大腸がんの予防と早期診断

  大腸がんは結腸・直腸がんの総称で.統計によると.一度発見された大腸がんの80%以上が中期・後期に達しており.大腸がんの予防と早期発見が特に重要で.大腸がんは予防することができ.大腸がんの予防方法は少なくとも3つあります。病因論的予防(正しい食習慣の確立).前がん疾患の積極的治療(大腸がんの家族歴が明らかな人は.遺伝子の予測・介入治療を受ける).積極的参加 定期健診(スクリーニング)は.大腸がんの早期発見に有効な方法である。
  1.大腸 “ポリープ “と大腸がんの関係
  いわゆる「ポリープ」とは.腸(粘膜面)にできるさまざまな膨らみのことを指します。医学的には.ポリープには腫瘍型と非腫瘍型の2種類があります。前者のタイプは「腺腫」と呼ばれ.本当の良性腫瘍です。後者のポリープは腫瘍ではなく.実は腺腫のすべてが癌になるわけではありません。最もがん化しやすいのは前述の「家族性腺腫性ポリポージス」で.腹痛や下痢.血便があったり.がんが発見されるまで自覚症状がなかったりすることがあります。この病気は.20歳前後で発症し.33歳前後で症状が現れ.39歳前後でがん化し.平均42歳で死亡することが確認されています。

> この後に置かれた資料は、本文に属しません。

struct GeomView {
  SplatRec* rec;
  SplatAux* aux;
  uint32_t* tiles_touched;
  uint32_t* offsets;
  uint8_t* clamped;
  uint32_t* depth_keys[2];
  uint32_t* ids[2];
  void* sortA_temp;
  size_t sortA_temp_bytes;
  float* g2d;
  float* face_scratch;
  void* scan_temp;
  size_t scan_temp_bytes;
  DepthBuckets buckets;
  size_t bucket_clear_bytes;
  size_t bytes;
};
static uint32_t depth_bucket_count(int P) {
  uint32_t nb = 256;
  while (nb < 8192 && (int64_t)nb * 64 < P) nb <<= 1;
  return nb;
}
static GeomView carve_geom(void* base, int P, bool need_backward, size_t sort_temp, int face_rows = -1) {
  GeomView g;
  Carver c(base);
  g.rec = c.take<SplatRec>((size_t)P);
  g.aux = c.take<SplatAux>((size_t)P);
  g.tiles_touched = c.take<uint32_t>((size_t)P);
  g.offsets = c.take<uint32_t>((size_t)P);
  g.clamped = c.take<uint8_t>((size_t)P);
  g.depth_keys[0] = c.take<uint32_t>((size_t)P);
  g.depth_keys[1] = c.take<uint32_t>((size_t)P);
  g.ids[0] = c.take<uint32_t>((size_t)P);
  g.ids[1] = c.take<uint32_t>((size_t)P);
  g.g2d = need_backward ? c.take<float>((size_t)P * GAB_G2D_STRIDE) : nullptr;
  g.face_scratch =
      need_backward ? c.take<float>((size_t)(face_rows < 0 ? P : face_rows) * GAB_FACE_GRAD_STRIDE) : nullptr;
  g.scan_temp_bytes = scan_temp_bytes(P);
  g.scan_temp = c.take<char>(g.scan_temp_bytes);
  {
    DepthBuckets& d = g.buckets;
    d.nb = depth_bucket_count(P);
    uint32_t* head = c.take<uint32_t>((size_t)2 * d.nb + GAB_DEPTH_META_WORDS);
    d.counts = head;
    d.tiles = head ? head + d.nb : nullptr;
    d.meta = head ? head + 2 * d.nb : nullptr;
    g.bucket_clear_bytes = sizeof(uint32_t) * ((size_t)2 * d.nb + GAB_DEPTH_META_WORDS);
    d.start = c.take<uint32_t>((size_t)d.nb);
    d.tile_base = c.take<uint32_t>((size_t)d.nb);
    d.rank = c.take<uint32_t>((size_t)P);
    d.lo = d.hi = 0;
    d.scale = 0.f;
    d.enabled = 0;
  }
  g.sortA_temp_bytes = sort_temp;
  g.sortA_temp = c.take<char>(sort_temp);
  g.bytes = c.bytes();
  return g;
}
struct BinView {
  uint32_t* keys[2];
  uint32_t* vals[2];
  uint8_t* strip_mask;
  void* sort_temp;
  size_t sort_temp_bytes;
  size_t bytes;
};
static BinView carve_binning(void* base, int64_t N, bool need_backward, size_t sort_temp) {
  BinView b;
  Carver c(base);
  const size_t n = (size_t)(N > 0 ? N : 1) + 320;
  b.keys[0] = c.take<uint32_t>(n);
  b.keys[1] = c.take<uint32_t>(n);
  b.vals[0] = c.take<uint32_t>(n);
  b.vals[1] = c.take<uint32_t>(n);
  b.strip_mask = need_backward ? c.take<uint8_t>(n) : nullptr;
  b.sort_temp_bytes = sort_temp;
  b.sort_temp = c.take<char>(sort_temp);
  b.bytes = c.bytes();
  return b;
}
struct ImageView {
  uint2* ranges;
  uint32_t* order;
  uint32_t* order_info;
  uint32_t* tile_count;
  uint32_t* tile_cursor;
  float* final_T;
  uint32_t* n_contrib;
  size_t bytes;
};
static ImageView carve_image(void* base, int W, int H, bool need_backward, int views = 1) {
  ImageView v;
  Carver c(base);
  const int gx = (W + GAB_TILE - 1) / GAB_TILE, gy = (H + GAB_TILE - 1) / GAB_TILE;
  const size_t tiles = (size_t)gx * gy * views;
  v.ranges = c.take<uint2>(tiles + 1);
  v.order = c.take<uint32_t>(tiles);
  v.order_info = c.take<uint32_t>(4);
  v.tile_count = c.take<uint32_t>(tiles);
  v.tile_cursor = c.take<uint32_t>(tiles);
  v.final_T = need_backward ? c.take<float>((size_t)W * H * views) : nullptr;
  v.n_contrib = need_backward ? c.take<uint32_t>((size_t)W * H * views) : nullptr;
  v.bytes = c.bytes();
  return v;
}

struct StageTimer {
  std::atomic<int> enabled{0};
  std::mutex mu;
  struct Pending { int stage; cudaEvent_t a, b; };
  std::vector<Pending> pending;
  std::vector<cudaEvent_t> pool;
  double total_ms[GAB200_NUM_STAGES] = {0};
  int64_t launches[GAB200_NUM_STAGES] = {0};
  cudaEvent_t get() {
    if (!pool.empty()) { cudaEvent_t e = pool.back(); pool.pop_back(); return e; }
    cudaEvent_t e; cudaEventCreate(&e); return e;
  }
};
static StageTimer g_timer;
static thread_local bool t_capturing = false;
struct StageScope {
  int stage; cudaStream_t stream; cudaEvent_t a{}, b{}; bool on;
  StageScope(int st, cudaStream_t s) : stage(st), stream(s), on(g_timer.enabled.load() != 0 && !t_capturing) {
    if (on) {
      std::lock_guard<std::mutex> l(g_timer.mu);
      a = g_timer.get(); b = g_timer.get();
      cudaEventRecord(a, stream);
    }
  }
// ... 192 lines not shown
    GAB_CUDA(cudaMemsetAsync(d.counts, 0, g.bucket_clear_bytes, stream));
    if (f.counting) GAB_CUDA(cudaMemsetAsync(f.iv.tile_count, 0, sizeof(uint32_t) * (size_t)tiles, stream));
    StageScope sc(GAB200_STAGE_PREPROCESS, stream);
    if (f.cameras != nullptr)
      launch_preprocess_views(*a, f.views, f.cameras, g.rec, g.aux, g.tiles_touched, g.depth_keys[0], g.ids[0],
                              g.buckets, f.counting ? f.iv.tile_count : nullptr, f.nb ? g.clamped : nullptr, stream);
    else
      launch_preprocess(*a, g.rec, g.aux, g.tiles_touched, f.nb ? g.clamped : nullptr, g.depth_keys[0], g.ids[0],
                        g.buckets, f.counting ? f.iv.tile_count : nullptr, f.tanfov, stream);
  }
  GAB_STAGE_CHECK(f.dbg, stream);
  if (f.counting && run_preprocess) {
    StageScope sc(GAB200_STAGE_TILE_RANGES, stream);
    f.scan_clamp = capacity > 0 ? capacity : 0xffffffffu;
    launch_tile_scan_order(tiles, f.iv.tile_count, f.scan_clamp, f.iv.ranges, f.iv.tile_cursor, f.iv.order,
                           f.iv.order_info, g.buckets.meta, tune_get(GAB200_TUNE_HEAVY_FWD),
                           tune_get(GAB200_TUNE_HEAVY_BWD), stream);
  }
  {
    StageScope sc(GAB200_STAGE_SCAN, stream);
    if (bucket) {
      launch_depth_bucket_sort(f.P, g.buckets, g.depth_keys[0], g.tiles_touched, g.depth_keys[1], g.ids[1], g.offsets,
                               capacity, a->frame_seq, a->sync_mode == GAB200_SYNC_NONE ? a->overflow_flag : nullptr,
                               stream);
      f.selA = 1;
      f.order_count = g.buckets.meta + GAB200_CTR_NUM_LISTED;
    } else {
      GAB_CUDA(run_sort(g.sortA_temp, g.sortA_temp_bytes, g.depth_keys[0], g.depth_keys[1], g.ids[0], g.ids[1], f.P, 32,
                        &f.selA, stream));
      if (!f.counting)
        GAB_CUDA(run_scan(g.scan_temp, g.scan_temp_bytes, g.ids[f.selA], g.tiles_touched, g.offsets, f.P, stream));
      f.order_count = nullptr;
    }
    if (!bucket)
      launch_publish_counters(g.buckets.meta, f.counting ? nullptr : g.offsets, f.P, capacity, a->frame_seq,
                              a->sync_mode == GAB200_SYNC_NONE ? a->overflow_flag : nullptr, stream);
  }
  GAB_STAGE_CHECK(f.dbg, stream);
  GAB_CUDA(cudaMemcpyAsync(f.ctr_host, g.buckets.meta, sizeof(uint32_t) * GAB200_NUM_COUNTERS, cudaMemcpyDeviceToHost,
                           stream));
  if (f.ctr_event) GAB_CUDA(cudaEventRecord(f.ctr_event, stream));
  return GAB200_OK;
}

  このような患者さんの8割に「先天性網膜色素上皮過形成症」があることが分かっており.眼科検査(眼底検査)でこの病気を発見することができる証とされています。この病気は家族性なので.家族の誰かが診断されれば.他の人も検査(眼底検査も含む)する必要があります。この「腺腫」の中には.皮膚.筋肉.骨.脳腫瘍を伴うもの.皮膚や粘膜の黒ずみ(手のひらや唇の色素沈着)を伴うもの.爪の萎縮.脱毛.皮膚の黒ずみなどを伴うものなどがあります。ポリープは腸内で成長するため.特別な検査をしなければ診断は確定しませんが.上記のような特徴的な症状を通じて.医者に行くように念を押すことができます。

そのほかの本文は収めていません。